§ WORK TO BE COMPLETED:
Reproduce, with no changes, the line that contains "tot[tid] = 0ull;" and all the lines that come after it in the records.

Excerpts from a dataset:
═══

 hipError_t launch_march_tasks(const Geom& g, const ColumnTasks& ct, const uint32_t* offsets, int64_t np, int cus, double advantage, double rho_eff_max,
-                              uint32_t* choice, uint32_t* colsum, uint32_t* first, uint2* tasktab, hipStream_t stream) {
+                              uint32_t* choice, uint32_t* colsum, uint32_t* first, uint2* tasktab, hipStream_t stream, RingTasks* collect) {
     const unsigned long long slots_eff = (unsigned long long)std::max(1, std::min(cus, ct.ntasks));
     const bool always = advantage <= 0.0;
     const unsigned long long limit = always ? ~0ull / (slots_eff + 1ull) : (unsigned long long)(advantage * (double)np / (double)cus) + 64ull;
     const unsigned long long limit_cut = always ? limit : (unsigned long long)(0.85 * advantage * (double)np / (double)cus) + 64ull;
     return launch_column_tasks(g, ct, offsets, np, limit, limit_cut, slots_eff, always, choice, nullptr, colsum, first, tasktab, stream,
-                               always ? 0.0 : rho_eff_max);
+                               always ? 0.0 : rho_eff_max, collect);
 }
 
 hipError_t launch_smarch_tasks(const Geom& g, const SMarchPlan& sp, const uint32_t* offsets, int64_t np, int cus, double advantage,
-                               uint32_t* choice, uint32_t* slots_in_use, uint32_t* colsum, uint32_t* first, uint2* tasktab, hipStream_t stream) {
+                               uint32_t* choice, uint32_t* slots_in_use, uint32_t* colsum, uint32_t* first, uint2* tasktab, hipStream_t stream,
+                               RingTasks* collect) {
     const ColumnTasks& ct = sp.ct;
     const unsigned long long slots_eff = (unsigned long long)std::max(1, std::min(cus, ct.ntasks));
     const double infl0 = (double)(ct.segl + sp.hlo + sp.hhi) / (double)ct.segl;
     const unsigned long long limit = advantage > 0.0 ? (unsigned long long)(advantage * infl0 * (double)np / (double)cus) + 64ull
                                                      : ~0ull / (slots_eff + 1ull);
-    return launch_column_tasks(g, ct, offsets, np, limit, limit, slots_eff, advantage <= 0.0, choice, slots_in_use, colsum, first, tasktab, stream);
+    return launch_column_tasks(g, ct, offsets, np, limit, limit, slots_eff, advantage <= 0.0, choice, slots_in_use, colsum, first, tasktab, stream, 0.0, collect);
+}
+
+constexpr int kMaxKeyGroups = (kCoarseMaxKeys + kCoarseKeyGroup - 1) / kCoarseKeyGroup;
+struct KeyOffsetsDev {
+    const uint32_t* within;
+    const uint32_t* gbase;
+    uint32_t nb0, nb1, cbx, cby, ncx, ncy;
+    __device__ __forceinline__ uint32_t operator[](int64_t b64) const {
+        const uint32_t b = (uint32_t)b64;
+        const uint32_t bx = b % nb0, t = b / nb0, by = t % nb1, bz = t / nb1;
+        const uint32_t k = (bz * ncy + (by + cby - 1u) / cby) * ncx + (by % cby == 0u ? (bx + cbx - 1u) / cbx : 0u);
+        return gbase[k / kCoarseKeyGroup] + within[k];
+    }
+};
+
+__global__ __launch_bounds__(kScanThreads) void coarse_plan_kernel(Geom g, KeyOffsets ko, uint32_t* __restrict__ offsets, int fill_blocks, RingTasks ra, RingTasks rb,
+                                                                  unsigned long long np, uint32_t* ticket) {
+    __shared__ __attribute__((aligned(16))) uint32_t gbase[kMaxKeyGroups + 8];
+    block_exclusive_scan((int64_t)ko.ngroups + 1, gbase, [&](int64_t i) {
+        uint4 v;
+        v.x = i < ko.ngroups ? ko.grouptot[i] : 0u;
+        v.y = i + 1 < ko.ngroups ? ko.grouptot[i + 1] : 0u;
+        v.z = i + 2 < ko.ngroups ? ko.grouptot[i + 2] : 0u;
+        v.w = i + 3 < ko.ngroups ? ko.grouptot[i + 3] : 0u;
+        return v;
+    });
+    __syncthreads();
+    const KeyOffsetsDev kd{ko.within, gbase, (uint32_t)ko.nb0, (uint32_t)ko.nb1, (uint32_t)ko.cbx, (uint32_t)ko.cby, (uint32_t)ko.ncx, (uint32_t)ko.ncy};
+    const int b = (int)blockIdx.x;
+    if (b < fill_blocks) {
+        const int64_t n = (int64_t)g.nbins + 1;
+        for (int64_t i = (int64_t)b * kScanThreads + threadIdx.x; i < n; i += (int64_t)fill_blocks * kScanThreads) offsets[i] = kd[i];
+        return;
+    }
+    const bool second = b - fill_blocks >= ra.nblocks;
+    const RingTasks& r = second ? rb : ra;
+    column_sums_body(g, r.ct.ncolx, r.ct.ncoly, r.ct.bxw, r.ct.byw, r.ct.segl, kd, r.colsum, r.choice, b - fill_blocks - (second ? ra.nblocks : 0));
+    if (!last_workgroup(ticket, (uint32_t)(ra.nblocks + rb.nblocks))) return;
+    task_counts_body<kScanThreads, true>(ra.ncols, ra.ct.ntasks, ra.ntab, ra.ct.nseg, ra.min_seg, ra.max_seg, np, ra.limit, ra.slots_eff, ra.uniform_always, ra.colsum,
+                                         ra.first, ra.tasktab, ra.choice, ra.slots_in_use);
+    __syncthreads();
+    task_counts_body<kScanThreads, true>(rb.ncols, rb.ct.ntasks, rb.ntab, rb.ct.nseg, rb.min_seg, rb.max_seg, np, rb.limit, rb.slots_eff, rb.uniform_always, rb.colsum,
+                                         rb.first, rb.tasktab, rb.choice, rb.slots_in_use);
+}
+
+__global__ __launch_bounds__(256) void column_split2_kernel(Geom g, const uint32_t* __restrict__ offsets, RingTasks ra, RingTasks rb, unsigned long long np,
+                                                            int sort_here) {
+    extern __shared__ __attribute__((aligned(16))) unsigned char smem_split2[];
+    const bool second = (int)blockIdx.x >= ra.nblocks;
+    const RingTasks& r = second ? rb : ra;
+    const bool last = column_split_body(g, r.ct.ncolx, r.ct.ncoly, r.ct.bxw, r.ct.byw, r.ct.clo, r.ct.chi, r.ct.zq, r.ct.segl, r.ct.maxlen, offsets, r.first, r.limit, r.limit_cut,
+                      r.slots_eff, r.uniform_always, r.rho_eff_max, np, r.tasktab, r.choice, r.slots_in_use, (int)blockIdx.x - (second ? ra.nblocks : 0), r.nblocks);
+    if (last && sort_here && r.npad) task_sort_body<256, true>(r.ntab, r.npad, r.first, r.ncols, r.choice, r.tasktab, reinterpret_cast<unsigned long long*>(smem_split2));
+}
+
+__global__ __launch_bounds__(1024) void task_sort2_kernel(RingTasks ra, RingTasks rb) {
+    extern __shared__ __attribute__((aligned(16))) unsigned char smem_sort2[];
+    const RingTasks& r = blockIdx.x ? rb : ra;
+    if (r.npad == 0) return;
+    task_sort_body<1024, false>(r.ntab, r.npad, r.first, r.ncols, r.choice, r.tasktab, reinterpret_cast<unsigned long long*>(smem_sort2));
+}
+
+hipError_t launch_coarse_plan(const Geom& g, const CoarseSort& cs, uint32_t* offsets, int64_t np, const RingTasks& ra, const RingTasks& rb, hipStream_t stream) {
+    const int ngroups = coarse_key_groups(cs.nkeys);
+    KeyOffsets ko{cs.keyoff, cs.keyoff + ngroups * kCoarseKeyGroup + 4, ngroups, g.nb[0], g.nb[1], cs.cbx, cs.cby, cs.ncx, cs.ncy};
+    const int fill_blocks = (int)std::min<int64_t>(512, ((int64_t)g.nbins + 1 + 4 * kScanThreads - 1) / (4 * kScanThreads));
+    hipLaunchKernelGGL(coarse_plan_kernel, dim3((unsigned)(fill_blocks + ra.nblocks + rb.nblocks)), dim3(kScanThreads), 0, stream, g, ko, offsets, fill_blocks, ra, rb,
+                       (unsigned long long)np, cs.tickets + kTicketTaskCounts);
+    const int npad = std::max(ra.npad, rb.npad);
+    const bool sort_here = npad <= kSplitSortMax;
+    hipLaunchKernelGGL(column_split2_kernel, dim3((unsigned)(ra.nblocks + rb.nblocks)), dim3(256), sort_here ? (size_t)npad * 8 : 0, stream, g, offsets, ra, rb,
+                       (unsigned long long)np, sort_here ? 1 : 0);
+    if (npad && !sort_here)
+        hipLaunchKernelGGL(task_sort2_kernel, dim3(2), dim3(1024), (size_t)std::max(ra.npad, rb.npad) * 8, stream, ra, rb);
+    return hipGetLastError();
+}
+
+__global__ __launch_bounds__(kScanThreads) void balance_work_scan_kernel(Geom g, int D, int M, const uint32_t* __restrict__ offsets, uint32_t* __restrict__ work,
+                                                                        uint32_t extra_sp, uint32_t extra_ip, uint32_t smax, uint32_t* __restrict__ nslices,
+                                                                        uint32_t* __restrict__ desc_off, unsigned long long* __restrict__ totals,
+                                                                        const uint32_t* skip_a, const uint32_t* skip_b, uint32_t* ticket) {
+    __shared__ unsigned long long tot[2];
+    const int nsp = g.sp.ntiles, nip = g.ip.ntiles, n = nsp + nip;
+    const int tid = threadIdx.x;
+    if (*skip_a != 0u && *skip_b != 0u) {
+        for (int t = blockIdx.x * kScanThreads + tid; t <= n; t += gridDim.x * kScanThreads) {
+            if (t < n) nslices[t] = 1u;
+            desc_off[t] = (uint32_t)t;
+        }
+        return;
+    }
+    if (tid < 2) tot[tid] = 0ull;
+    __syncthreads();
+    const int tile = (blockIdx.x * kScanThreads + tid) / kWorkLanes;
+    const uint32_t sum = tile_work_of(g, D, M, offsets, tile, tid & (kWorkLanes - 1));
+    if ((tid & (kWorkLanes - 1)) == 0 && tile < n) {
+        work[tile] = sum;
+        if (sum) atomicAdd(&tot[tile >= nsp ? 1 : 0], (unsigned long long)sum);
+    }
+    __syncthreads();
+    if (tid < 2 && tot[tid]) atomicAdd(&totals[tid], tot[tid]);
+    if (!last_workgroup(ticket, gridDim.x)) return;
+    if (tid < 2) tot[tid] = atomicExch(&totals[tid], 0ull);
+    __syncthreads();
+    const unsigned long long W0 = tot[0], W1 = tot[1];
+    auto slices_of = [&](int64_t t) -> uint32_t {
+        if (t >= n) return 0u;
+        const bool interp = t >= nsp;
+        const unsigned long long W = interp ? W1 : W0;
+        unsigned long long s = W ? (unsigned long long)ld_agent(work + t) * (interp ? extra_ip : extra_sp) / W : 0ull;
+        if (s > smax - 1) s = smax - 1;
+        return 1u + (uint32_t)s;
+    };
+    block_exclusive_scan((int64_t)n + 1, desc_off, [&](int64_t i) {
+        uint4 v;
+        v.x = slices_of(i); v.y = slices_of(i + 1); v.z = slices_of(i + 2); v.w = slices_of(i + 3);
+        if (i <= n) nslices[i] = v.x;
+        if (i + 1 <= n) nslices[i + 1] = v.y;
+        if (i + 2 <= n) nslices[i + 2] = v.z;
+        if (i + 3 <= n) nslices[i + 3] = v.w;
+        return v;
+    });
+}
+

═══

§ ANSWER FOR THIS EXERCISE:
+    if (tid < 2) tot[tid] = 0ull;
+    __syncthreads();
+    const int tile = (blockIdx.x * kScanThreads + tid) / kWorkLanes;
+    const uint32_t sum = tile_work_of(g, D, M, offsets, tile, tid & (kWorkLanes - 1));
+    if ((tid & (kWorkLanes - 1)) == 0 && tile < n) {
+        work[tile] = sum;
+        if (sum) atomicAdd(&tot[tile >= nsp ? 1 : 0], (unsigned long long)sum);
+    }
+    __syncthreads();
+    if (tid < 2 && tot[tid]) atomicAdd(&totals[tid], tot[tid]);
+    if (!last_workgroup(ticket, gridDim.x)) return;
+    if (tid < 2) tot[tid] = atomicExch(&totals[tid], 0ull);
+    __syncthreads();
+    const unsigned long long W0 = tot[0], W1 = tot[1];
+    auto slices_of = [&](int64_t t) -> uint32_t {
+        if (t >= n) return 0u;
+        const bool interp = t >= nsp;
+        const unsigned long long W = interp ? W1 : W0;
+        unsigned long long s = W ? (unsigned long long)ld_agent(work + t) * (interp ? extra_ip : extra_sp) / W : 0ull;
+        if (s > smax - 1) s = smax - 1;
+        return 1u + (uint32_t)s;
+    };
+    block_exclusive_scan((int64_t)n + 1, desc_off, [&](int64_t i) {
+        uint4 v;
+        v.x = slices_of(i); v.y = slices_of(i + 1); v.z = slices_of(i + 2); v.w = slices_of(i + 3);
+        if (i <= n) nslices[i] = v.x;
+        if (i + 1 <= n) nslices[i + 1] = v.y;
+        if (i + 2 <= n) nslices[i + 2] = v.z;
+        if (i + 3 <= n) nslices[i + 3] = v.w;
+        return v;
+    });
+}
+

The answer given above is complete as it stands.